# S-ca1 Bottom Feeder



## Xhale (12/6/14)

aka 18500 Firebox squonker

I saw this device listed somewhere..cant really remember where, and as I know the Reo's are popular, if a bit pricey for my pocket, I was quite interested. Retail is 50pound, but direct from manufacturer is about a half that, shipped, inc taxes. MOQ is 10 units though, unless you give them a reason. I did, and they arrived 4 days later via dhl.

Some specs: max 15w, 8ml bottle, 18500 battery, threads made from cheese

Initial impressions were very very good, this is a high-end device, you would think. It is very well presented, colour manual (only one chingrish mistake! bonus) and it feels solid. It weights more than a Panzer mech mod. I think. I know I could throw it at someone, and they wouldnt survive, but the mod would. No rattles, no funny sounds..just a hunk of metal. Nice so far.

Things go a bit south when you try use it. The supplied cartos (said to be cisco atomizers...ok...) didnt have any air holes. I'm not kidding. None. Once you screw them to the bottle, they tried to get air from the bottle. See, this is why we cant have nice things. It is also why, when you make a good design and get china to make it, you go over there and make sure they do as you told them to.

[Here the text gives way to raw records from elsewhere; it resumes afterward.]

template <int EPI, int ACT, int NREG>
__device__ __forceinline__ void store_frag(const GemmArgs& args, const CUtensorMap* tm0, const CUtensorMap* tm1,
                                           const CUtensorMap* tm2, const float (&d)[NREG], const int row_tile,
                                           const int col_base, const int row_local, const int lane, const bool leader,
                                           const int bar_id, const uint32_t staging, const uint32_t slice_bytes,
                                           const int slice0) {
  const int q = lane & 3;
#pragma unroll
  for (int s = 0; s < NREG / 16; ++s) {
    const int col = col_base + kSliceCols * s;
    const int si = slice0 + s;
    const uint32_t buf = staging + (si & 1) * slice_bytes;
    int which = 0, within = 0;
    if (EPI == EPI_QKV) {
      which = col / args.dim;
      within = col - which * args.dim;
    }
    if (leader) {
      if (si == 0) tma_store_wait_read<0>();
      else tma_store_wait_read<1>();
    }
    named_bar_sync(bar_id, 128);
#pragma unroll
    for (int js = 0; js < 4; ++js) {
      const int j = 4 * s + js;
      const int c = col + 8 * js + 2 * q;
      float2 b = make_float2(0.f, 0.f);
      if (args.bias != nullptr) b = __ldg(reinterpret_cast<const float2*>(args.bias + c));
#pragma unroll
      for (int h = 0; h < 2; ++h) {
        const int r = row_local + 8 * h;
        float a0 = d[4 * j + 2 * h] + b.x, a1 = d[4 * j + 2 * h + 1] + b.y;
        if (EPI == EPI_BF16_RESID && row_tile + r < args.M) {
          const uint32_t rv = __ldg(reinterpret_cast<const uint32_t*>(
              reinterpret_cast<const __nv_bfloat16*>(args.residual) + static_cast<long long>(row_tile + r) * args.ldr + c));
          a0 += bf16_lo(rv);
          a1 += bf16_hi(rv);
        }
        const float v0 = activate<ACT>(a0), v1 = activate<ACT>(a1);
        if (EPI == EPI_F32 || EPI == EPI_RESID_F32) {
          sts64(buf + r * 128 + ((((2 * js + (q >> 1)) ^ (r & 7))) << 4) + (q & 1) * 8, v0, v1);
        } else if (EPI == EPI_QKV && which == 2) {
          const int dd = 8 * js + 2 * q;
          const uint32_t t = 2 * r;
          sts16(buf + dd * 128 + (((t >> 4) ^ (dd & 7)) << 4) + (t & 15), __float2bfloat16_rn(v0));
          sts16(buf + (dd + 1) * 128 + (((t >> 4) ^ ((dd + 1) & 7)) << 4) + (t & 15), __float2bfloat16_rn(v1));
        } else {
          sts32(buf + r * 64 + ((js ^ ((r >> 1) & 3)) << 4) + q * 4, pack_bf16x2(v0, v1));
        }
      }
    }
    fence_proxy_async_smem();
    named_bar_sync(bar_id, 128);
    if (leader) {
      if (EPI == EPI_BF16 || EPI == EPI_F32 || EPI == EPI_BF16_RESID) {
        tma_store_2d(tm0, buf, col, row_tile);
      } else if (EPI == EPI_RESID_F32) {
        tma_reduce_add_2d(tm0, buf, col, row_tile);
      } else if (EPI == EPI_QKV) {
        const int frame = row_tile / args.npad;
        const int tok0 = row_tile - frame * args.npad;
        const int bh = frame * args.heads + (within >> 6);
        if (which < 2) tma_store_2d(which == 0 ? tm0 : tm1, buf, within & 63, bh * args.npad + tok0);
        else tma_store_2d(tm2, buf, tok0, bh * 64 + (within & 63));
      }
      tma_store_commit();
    }
  }
}

template <int BN, int EPI, int ACT>
__global__ void __launch_bounds__(kNumThreads, 1)
gemm_bf16_kernel(const __grid_constant__ CUtensorMap tmap_a, const __grid_constant__ CUtensorMap tmap_b,
                 const __grid_constant__ CUtensorMap tmap_c0, const __grid_constant__ CUtensorMap tmap_c1,
                 const __grid_constant__ CUtensorMap tmap_c2, const GemmArgs args) {
  using Cfg = GemmCfg<BN, EPI>;
  constexpr int STAGES = Cfg::kStages;

  extern __shared__ uint8_t smem_raw[];
  uint8_t* smem = reinterpret_cast<uint8_t*>((reinterpret_cast<uintptr_t>(smem_raw) + 1023) & ~uintptr_t(1023));
  uint8_t* smem_b = smem;
  uint8_t* smem_a = smem + STAGES * Cfg::kBBytes;
  uint8_t* smem_c = smem_a + STAGES * Cfg::kABytes;
  uint64_t* bars = reinterpret_cast<uint64_t*>(smem_c + Cfg::kStagingBytes);
  uint64_t* full_bar = bars;
  uint64_t* empty_bar = bars + kMaxStages;

  const int warp = threadIdx.x >> 5;
  const int lane = threadIdx.x & 31;

  const int num_m = (args.M + BM - 1) / BM;
  const int num_n = args.N / BN;
  const int num_k = (args.K + BK - 1) / BK;
  constexpr bool ROW_OWNER = (EPI == EPI_MLP_HEAD);

  if (threadIdx.x == 0) {
    tma_prefetch_desc(&tmap_a);
    tma_prefetch_desc(&tmap_b);
    for (int i = 0; i < kMaxStages; ++i) {
      mbar_init(&full_bar[i], 1);
      mbar_init(&empty_bar[i], kConsumerWarps / 2);
    }
    fence_mbar_init();
  }
  __syncthreads();

  if (warp < 4) {
    setmaxnreg_dec<40>();
    if (warp == 0) {
      int stage = 0;
      uint32_t phase = 0;
      for (TileIter<ROW_OWNER> it(num_m, num_n); it.valid(); it.next()) {
        const int m_eff = args.reverse_m ? num_m - 1 - it.m_blk : it.m_blk;
        for (int kb = 0; kb < num_k; ++kb) {
          mbar_wait(&empty_bar[stage], phase ^ 1);
          if (elect_one_sync()) {
            mbar_arrive_expect_tx(&full_bar[stage], Cfg::kStageBytes);
            tma_load_2d(&tmap_a, &full_bar[stage], smem_a + stage * Cfg::kABytes, kb * BK, m_eff * BM);
            tma_load_2d(&tmap_b, &full_bar[stage], smem_b + stage * Cfg::kBBytes, kb * BK, it.n_blk * BN);
          }
          __syncwarp();
          if (++stage == STAGES) { stage = 0; phase ^= 1; }
        }
      }
    }
  } else {
    setmaxnreg_inc<232>();
    const int cwarp = warp - 4;
    const int wg = cwarp >> 2;
    const int row_local = (cwarp & 3) * 16 + (lane >> 2);
    const bool leader = (threadIdx.x & 127) == 0;
    const uint32_t staging = smem_u32(smem_c) + wg * 2 * Cfg::kSliceBytes;
    if (kStaged<EPI> && leader) {
      tma_prefetch_desc(&tmap_c0);
      if (EPI == EPI_QKV) {
        tma_prefetch_desc(&tmap_c1);
        tma_prefetch_desc(&tmap_c2);
      }
    }
    if (wg == 1) named_bar_arrive(1, 256);
    float acc128[Cfg::kN128 > 0 ? Cfg::kN128 : 1][64];
    float acc64[32];
    float acc32[16];
    float head_partial[2] = {0.f, 0.f};
    int stage = 0;
    uint32_t phase = 0;
    int unit = 0;
    for (TileIter<ROW_OWNER> it(num_m, num_n); it.valid(); it.next()) {
      const bool unit_end = !ROW_OWNER || it.n_blk == num_n - 1;
      if ((unit & 1) != wg) {
        for (int kb = 0; kb < num_k; ++kb)
          if (++stage == STAGES) { stage = 0; phase ^= 1; }
        if (unit_end) ++unit;
        continue;
      }
      if (!ROW_OWNER || it.n_blk == 0) named_bar_sync(1 + wg, 256);
      int prev_stage = 0;
      for (int kb = 0; kb < num_k; ++kb) {
        mbar_wait(&full_bar[stage], phase);
        const uint64_t desc_a = make_sw128_kmajor_desc(smem_u32(smem_a + stage * Cfg::kABytes));
        const uint32_t b_addr = smem_u32(smem_b + stage * Cfg::kBBytes);
#pragma unroll
        for (int c = 0; c < Cfg::kN128; ++c) wgmma_fence_regs(acc128[c]);
        if (Cfg::kN64) wgmma_fence_regs(acc64);
        if (Cfg::kN32) wgmma_fence_regs(acc32);
        wgmma_fence();
#pragma unroll
        for (int k = 0; k < BK / 16; ++k) {
          const uint32_t accumulate = (kb | k) != 0 ? 1u : 0u;
#pragma unroll
          for (int c = 0; c < Cfg::kN128; ++c)
            wgmma_m64n128k16_ss(acc128[c], desc_a + 2 * k, make_sw128_kmajor_desc(b_addr + c * 128 * 128) + 2 * k, accumulate);
          if (Cfg::kN64)
            wgmma_m64n64k16_ss(acc64, desc_a + 2 * k, make_sw128_kmajor_desc(b_addr + Cfg::kN128 * 128 * 128) + 2 * k, accumulate);
          if (Cfg::kN32)
            wgmma_m64n32k16_ss(acc32, desc_a + 2 * k,
                               make_sw128_kmajor_desc(b_addr + (Cfg::kN128 * 128 + Cfg::kN64 * 64) * 128) + 2 * k, accumulate);
        }
        wgmma_commit();
        if (kb > 0) {
          wgmma_wait<1>();
          if (lane == 0) mbar_arrive(&empty_bar[prev_stage]);
        }
        prev_stage = stage;
        if (++stage == STAGES) { stage = 0; phase ^= 1; }
      }
      if (unit_end && (ROW_OWNER ? it.m_blk + static_cast<int>(gridDim.x) < num_m : it.lin + static_cast<int>(gridDim.x) < num_m * num_n))
        named_bar_arrive(2 - wg, 256);
      wgmma_wait<0>();
#pragma unroll
      for (int c = 0; c < Cfg::kN128; ++c) wgmma_fence_regs(acc128[c]);
      if (Cfg::kN64) wgmma_fence_regs(acc64);
      if (Cfg::kN32) wgmma_fence_regs(acc32);
      if (lane == 0) mbar_arrive(&empty_bar[prev_stage]);

      const int m_eff = args.reverse_m ? num_m - 1 - it.m_blk : it.m_blk;
      const int row_tile = m_eff * BM;
      const int col0 = it.n_blk * BN;
      if (kStaged<EPI>) {
        const int bar_id = 3 + wg;
#pragma unroll
        for (int c = 0; c < Cfg::kN128; ++c)
          store_frag<EPI, ACT>(args, &tmap_c0, &tmap_c1, &tmap_c2, acc128[c], row_tile, col0 + c * 128, row_local, lane,
                               leader, bar_id, staging, Cfg::kSliceBytes, 4 * c);
        if (Cfg::kN64)
          store_frag<EPI, ACT>(args, &tmap_c0, &tmap_c1, &tmap_c2, acc64, row_tile, col0 + Cfg::kN128 * 128, row_local,
                               lane, leader, bar_id, staging, Cfg::kSliceBytes, 4 * Cfg::kN128);
        if (Cfg::kN32)
          store_frag<EPI, ACT>(args, &tmap_c0, &tmap_c1, &tmap_c2, acc32, row_tile, col0 + Cfg::kN128 * 128 + Cfg::kN64 * 64,
                               row_local, lane, leader, bar_id, staging, Cfg::kSliceBytes, 4 * Cfg::kN128 + 2 * Cfg::kN64);
      } else {
        const int row0 = row_tile + row_local;
#pragma unroll
        for (int c = 0; c < Cfg::kN128; ++c)
          epilogue_frag<EPI, ACT>(args, acc128[c], row0, col0 + c * 128, lane, head_partial);
        if (Cfg::kN64) epilogue_frag<EPI, ACT>(args, acc64, row0, col0 + Cfg::kN128 * 128, lane, head_partial);
        if (Cfg::kN32) epilogue_frag<EPI, ACT>(args, acc32, row0, col0 + Cfg::kN128 * 128 + Cfg::kN64 * 64, lane, head_partial);
      }

      if (EPI == EPI_MLP_HEAD && it.n_blk == num_n - 1) {
#pragma unroll
        for (int h = 0; h < 2; ++h) {
          float s = head_partial[h];
          s += __shfl_xor_sync(0xffffffffu, s, 1);
          s += __shfl_xor_sync(0xffffffffu, s, 2);
          head_partial[h] = 0.f;
          const int row = row_tile + row_local + 8 * h;
          if ((lane & 3) == 0 && row < args.M) {
            const float loss = s / static_cast<float>(args.feat);
            const float mean = __ldg(args.cg_mean), sd = __ldg(args.cg_std);
            const float shifted = mean + sd * args.cg_std_factor;
            const float lo = fmaxf(shifted - sd, 0.f);
            const float hi = shifted + sd;
            const float xc = fminf(fmaxf(loss, lo), hi);
            args.conf[row] = 1.f - (xc - lo) / (hi - lo);
            if (args.loss_reco != nullptr) args.loss_reco[row] = loss;
          }
        }
      }
      if (unit_end) ++unit;
    }
    if (kStaged<EPI> && leader) tma_store_wait_all<0>();
  }
}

And dont use cheese for threads!

As my first bottom feeder, I did stare at it thinking I am doing it wrong...maybe a handstand would work better? Maybe if I tilt it a bit..? Nope...there's no air holes dammit.

Dremel.

Fixed.

OK, its squonking now! Hallelujah.

The menu system is simple. Its a push and wait system...if you wait on an item, it selects it. Five taps to power on once a battery is fitted (positive end goes in first), then three taps to get to the menu. Similar to vamo, you can change between vv and vw, and mean or rms mode. You can also silence/stealth mode the oled when vaping (it comes on when you push the vape button, shows you a quick info screen...watts, ohms, battery life..but you can go stealth mode)

The button is a bit quirky. I'm finding the placement ok and getting used to it, and it is clicky enough, but it is not very large, and needs a good press. Sometime mid-vape it goes off, because I released a bit of pressure subconsciously. Coming from mechs where I always modded the switches for hair trigger soft firing, its taking me a bit to get used to this. Not a downside, but a different side

There is a big, tapered juice well. Why? Dont know. Someone said kimberley hole was big, so the chinese tried to outdo them. It means the only things that fit are cartos. and some skinny dripping attys. Not even an igo-f would fit.

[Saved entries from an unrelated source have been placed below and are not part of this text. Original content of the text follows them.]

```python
class ModelDesc(C.Structure):
    _fields_ = [
        ("n_levels", C.c_uint32), ("n_features_per_level", C.c_uint32), ("log2_hashmap_size", C.c_uint32), ("base_resolution", C.c_uint32),
        ("per_level_scale", C.c_float),
# ... 126 lines not shown
    L.ngp_n_devices.argtypes = [vp]
    L.ngp_get_device_render_stats.argtypes = [vp, ip, C.POINTER(RenderStats)]
    L.ngp_destroy.argtypes = [vp]; L.ngp_destroy.restype = None
    L.ngp_last_error.argtypes = [vp]; L.ngp_last_error.restype = C.c_char_p
    L.ngp_version.restype = C.c_char_p
    L.ngp_set_model.argtypes = [vp, C.POINTER(ModelDesc)]
    L.ngp_load_snapshot.argtypes = [vp, vp, C.c_size_t, ip]
    L.ngp_load_snapshot_file.argtypes = [vp, C.c_char_p]
    L.ngp_save_snapshot_file.argtypes = [vp, C.c_char_p, ip]
    L.ngp_get_model.argtypes = [vp, C.POINTER(ModelDesc)]
    L.ngp_update_density_grid.argtypes = [vp, C.c_float, C.c_uint32, C.c_uint32, C.c_uint32]
    L.ngp_get_density_grid.argtypes = [vp, vp, C.c_uint64]
    L.ngp_set_cone_angle_constant.argtypes = [vp, C.c_float]
    L.ngp_set_envmap.argtypes = [vp, C.c_int32, C.c_int32, vp]
    L.ngp_set_render_aabb.argtypes = [vp, vp, vp, vp]
    L.ngp_get_snapshot_camera.argtypes = [vp, vp, vp, vp, vp, vp]
    L.ngp_get_session_state.argtypes = [vp, C.POINTER(SessionState)]
    L.ngp_set_session_state.argtypes = [vp, C.POINTER(SessionState), vp, vp, C.c_int32, vp, C.c_float]
    L.ngp_load_training_data.argtypes = [vp, C.c_char_p]
    L.ngp_n_training_views.argtypes = [vp]
    L.ngp_get_training_view.argtypes = [vp, ip, vp, vp, vp, vp]
    L.ngp_get_training_view_lens.argtypes = [vp, ip, vp, vp]
    L.ngp_get_dataset_info.argtypes = [vp, vp, vp, vp, vp]
    L.ngp_render.argtypes = [vp, C.POINTER(Camera), C.POINTER(RenderOpts), vp, vp]
    L.ngp_render_device.argtypes = [vp, C.POINTER(Camera), C.POINTER(RenderOpts), vp, vp, vp]
    L.ngp_host_alloc.argtypes = [C.c_size_t]; L.ngp_host_alloc.restype = vp
    L.ngp_host_free.argtypes = [vp]; L.ngp_host_free.restype = None
    L.ngp_packed_tiles.argtypes = [C.c_int32, C.c_int32, C.c_uint32, C.c_uint32]
    L.ngp_packed_tiles.restype = C.c_uint32
    L.ngp_get_render_stats.argtypes = [vp, C.POINTER(RenderStats)]
    L.ngp_get_mesh_pass_ms.argtypes = [vp, C.POINTER(C.c_float)]
    L.ngp_get_render_history.argtypes = [vp, ip, C.POINTER(RenderStats)]
    L.ngp_set_schedule.argtypes = [vp, vp, ip]
    if hasattr(L, "ngp_last_render_kernel"):
        L.ngp_last_render_kernel.argtypes = [vp]; L.ngp_last_render_kernel.restype = C.c_char_p
    if hasattr(L, "ngp_get_profile_trace"):
        L.ngp_get_profile_trace.argtypes = [vp, vp, C.c_uint64, vp, vp]
    L.ngp_grid_encode.argtypes = [vp, C.c_uint32, vp, vp]
    L.ngp_network_inference.argtypes = [vp, C.c_uint32, vp, vp, vp]
    L.ngp_density_gradient.argtypes = [vp, C.c_uint32, vp, vp]
    L.ngp_get_density_bitfield.argtypes = [vp, vp, vp]
    L.ngp_density_on_grid.argtypes = [vp, vp, vp, vp]
    L.ngp_marching_cubes.argtypes = [vp, vp, vp, C.c_float, vp, vp, vp]
    L.ngp_compute_marching_cubes_mesh.argtypes = [vp, vp, vp, C.c_float, vp, vp]
    L.ngp_get_marching_cubes_mesh.argtypes = [vp, vp, vp, vp, vp]
    L.ngp_save_marching_cubes_mesh.argtypes = [vp, C.c_char_p]
    L.ngp_get_marching_cubes_timings.argtypes = [vp, vp]
    L.ngp_init_rays.argtypes = [vp, C.POINTER(Camera), vp]
    L.ngp_load_scene.argtypes = [vp, C.c_char_p]
    L.ngp_add_mesh.argtypes = [vp, vp, C.c_uint32, vp]
    L.ngp_load_mesh_file.argtypes = [vp, C.c_char_p, vp]
    L.ngp_clear_meshes.argtypes = [vp]
    L.ngp_n_meshes.argtypes = [vp]
    L.ngp_get_mesh_info.argtypes = [vp, ip, vp, vp, vp]
    L.ngp_get_mesh_bvh.argtypes = [vp, ip, vp, vp]
    L.ngp_set_geometry_opts.argtypes = [vp, C.POINTER(GeometryOpts)]
    L.ngp_trace_mesh_rays.argtypes = [vp, C.c_uint32, vp, vp]
    L.ngp_compute_envmap.argtypes = [vp, C.POINTER(ProbeDesc), vp]
    L.ngp_get_envmap.argtypes = [vp, vp, vp, vp, vp]
    L.ngp_irradiance.argtypes = [vp, C.c_uint32, vp, vp]
    L.ngp_compute_envmap_grid.argtypes = [vp, C.POINTER(ProbeGridDesc), vp]
    L.ngp_get_envmap_grid.argtypes = [vp, C.POINTER(ProbeGridDesc), vp]
    L.ngp_irradiance_at.argtypes = [vp, C.c_uint32, vp, vp, vp]
    L.ngp_trace_nerf_rays.argtypes = [vp, C.c_uint32, vp, vp, vp, C.c_float, vp, vp]
    L.ngp_irradiance_rays.argtypes = [vp, C.c_uint32, vp, vp, C.POINTER(IrradianceTraceDesc), vp, vp, vp]
    L.ngp_irradiance_traced.argtypes = [vp, C.c_uint32, vp, vp, C.POINTER(IrradianceTraceDesc), vp]
# ... 129 lines not shown
            self.h = self.L.ngp_create_multi(_p(arr), arr.size)
        else:
            self.h = self.L.ngp_create(device)
        if not self.h:
            raise RuntimeError("ngp_create failed: no HIP device available (libngp_hip has no CPU fallback), or NGP_TUNE was refused (the library names the knob on stderr)")

    def n_devices(self):
        return self.L.ngp_n_devices(self.h)

    def device_render_stats(self, index):
        st = RenderStats()
        self._check(self.L.ngp_get_device_render_stats(self.h, index, C.byref(st)))
        return {k: getattr(st, k) for k, _ in RenderStats._fields_}

    def close(self):
        if getattr(self, "h", None):
            self.L.ngp_destroy(self.h)
            self.h = None

    def __del__(self):
        try:
            self.close()
        except Exception:
            pass

    def _check(self, rc):
        if rc != 0:
            raise RuntimeError(self.L.ngp_last_error(self.h).decode(errors="replace"))

    def set_schedule(self, *knobs):
        a = np.asarray(knobs, np.int32)
        self._check(self.L.ngp_set_schedule(self.h, _p(a), a.size))

    def profile_trace(self):
        cw, ci = np.zeros(1, np.uint32), np.zeros(1, np.uint32)
        self._check(self.L.ngp_get_profile_trace(self.h, None, 0, _p(cw), _p(ci)))
        w, it = int(cw[0]), int(ci[0])
        buf = np.zeros(16 + w * 16 + w * it * 16, np.uint32)
        self._check(self.L.ngp_get_profile_trace(self.h, _p(buf), buf.size, None, None))
        return int(buf[0]), buf[16:16 + w * 16].reshape(w, 16), buf[16 + w * 16:].reshape(w, it, 16)

    def set_model(self, scene):
        d = ModelDesc()
        enc = scene["encoding"]
        if enc.get("otype") in ("Frequency", "Identity"):
            if enc["otype"] == "Identity":
                d.pos_encoding = 2
            else:
                d.pos_encoding, d.pos_n_frequencies = 1, enc["n_frequencies"]
            de = scene.get("dir_encoding", {})
            if de.get("otype") == "Frequency":
                d.dir_encoding, d.dir_n_frequencies = 1, de["n_frequencies"]
            elif de.get("otype") == "Identity":
                d.dir_encoding = 2
            if scene["network"].get("otype", "FullyFusedMLP") != scene["rgb_network"].get("otype", "FullyFusedMLP"):
                raise ValueError("Frequency encodings: the density and the rgb network must be of the same otype")
        else:
            d.n_levels, d.n_features_per_level = enc["n_levels"], enc["n_features_per_level"]
            d.log2_hashmap_size, d.base_resolution = enc["log2_hashmap_size"], enc["base_resolution"]
            d.per_level_scale = enc["per_level_scale"]
        d.mlp_alignment = 8 if scene["rgb_network"].get("otype", "FullyFusedMLP") == "CutlassMLP" else 16
        d.n_neurons = scene["network"]["n_neurons"]
        d.n_hidden_density = scene["network"]["n_hidden_layers"]
        d.n_hidden_rgb = scene["rgb_network"]["n_hidden_layers"]
        d.density_out_dims = scene["network"].get("n_output_dims", 16)
        d.rgb_activation = scene.get("rgb_activation", 2)
# ... 535 lines not shown
```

On the subject of bombs, there is no battery ventilation. None. Who said vaping was safe The battery slides into a sealed tube, the top cap is sealed. Mother of god help me when it goes boom!

haha. Love it.

The bottle is plastic, and then another good idea is to make the bottle receptacle threads out of metal (or cheese, I'm still not sure). This means after half a day of careful use, trying not to strip it while experimenting with different techniques, the bottle is now stripped.

Ah yes, cheese.
The top cap 510 connector ala kimberley hole's bigger cousin is made from ...chromed brass. Its also stupid, because with the sides being so tapered actually nothing screws down perfectly flat. And in most cases, screwing down against a perfectly flat surface is a good idea, as it prevents wobbles, which prevents wear on the threads. But this one wobble, and the threads are made from cheese.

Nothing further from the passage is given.